Third-party delivery operator ends longstanding business model with move to make employees independent contractors like DoorDash and Grubhub.

Third-party delivery company Waitr has set itself apart from larger rivals by constantly reminding restaurants that its delivery drivers are W-2 employees, a model that ensures a consistent experience.

That model, however, is coming to an end for the troubled Louisiana-based on-demand delivery company.

According to a federal WARN Act notice filed with Louisiana’s labor department, Waitr plans to layoff 2,300 food delivery drivers effective April 8.

Waitr works with chains and independent restaurants in cities with populations ranging from 50,000 to 750,000. The layoffs come after newly installed CEO Carl Grimstad replaced Adam Price in January amid staggering losses for the company.

It's unclear if the transition will impact delivery services for restaurants. 

Company spokesman Dean Turcol said Waitr is not “commenting on the moving of our drivers to independent contractors.” 

In its latest quarter, Waitr reported a net loss of $220.1 million and revenue of $49.2 million. Waitr also owns Bite Squad.

Grimstad is the company’s third CEO in less than two years. He is the co-founder and former CEO of credit and debit card solutions company iPayment Inc., now called Paysafe. In 2017,  a wrongful termination lawsuit between Grimstad and iPayment resulted in an $11 million settlement for the former CEO.

Troubles at Waitr come as the nation's largest third-party delivery operators fight for market share in the competitive space led by DoorDash, Grubhub and Uber Eats.
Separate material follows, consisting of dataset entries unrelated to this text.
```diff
@@ -130,9 +133,12 @@
     nw = i + 1;
   }
   std::printf("{\"tp_timing\": {\"waves\": %.0f, \"tourn_cycles\": %.0f, \"breed_cycles\": %.0f, "
+              "\"first_barrier_cycles\": %.0f, \"later_first_barrier_cycles\": %.0f, "
+              "\"last_barrier_cycles\": %.0f, "
               "\"wave_cycles\": %.0f, \"max_wave_cycles\": %.0f, \"tourn_frac\": %.3f, "
               "\"span_us\": %.2f, \"last_start_us\": %.2f}}\n",
-              n, t / n, b / n, tot / n, mx, t / (t + b), (rt_max - rt_min) / 100.0, (st_max - rt_min) / 100.0);
+              n, t / n, b / n, s0 / n, sn / n, s1 / n, tot / n, mx, t / (t + b), (rt_max - rt_min) / 100.0,
+              (st_max - rt_min) / 100.0);
   double xe[8] = {0}, xm[8] = {0}, xn[8] = {0};
   const uint32_t bins = 8;
   double be[bins] = {0}, bm[bins] = {0}, bn[bins] = {0}, bs[bins] = {0};
```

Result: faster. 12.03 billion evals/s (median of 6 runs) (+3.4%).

According to the latest data from ecommerce research firm Edison Trends, DoorDash maintained its lead among third-party delivery companies with a market share of 34.6% in January 2020. Uber Eats remained in second place with 28.8% market share during the same period, while Grubhub stood at 21.7%, according to the report based on more than 150,000 transactions in the U.S. 

Restaurants, tired of profit-hurting commission fees, are engaging in new tactics to make delivery sustainable including adding premium pricing and moving to native delivery through branded apps. Some are also rising up to fight a longstanding practice of listing non-partner restaurants on third-party delivery sites.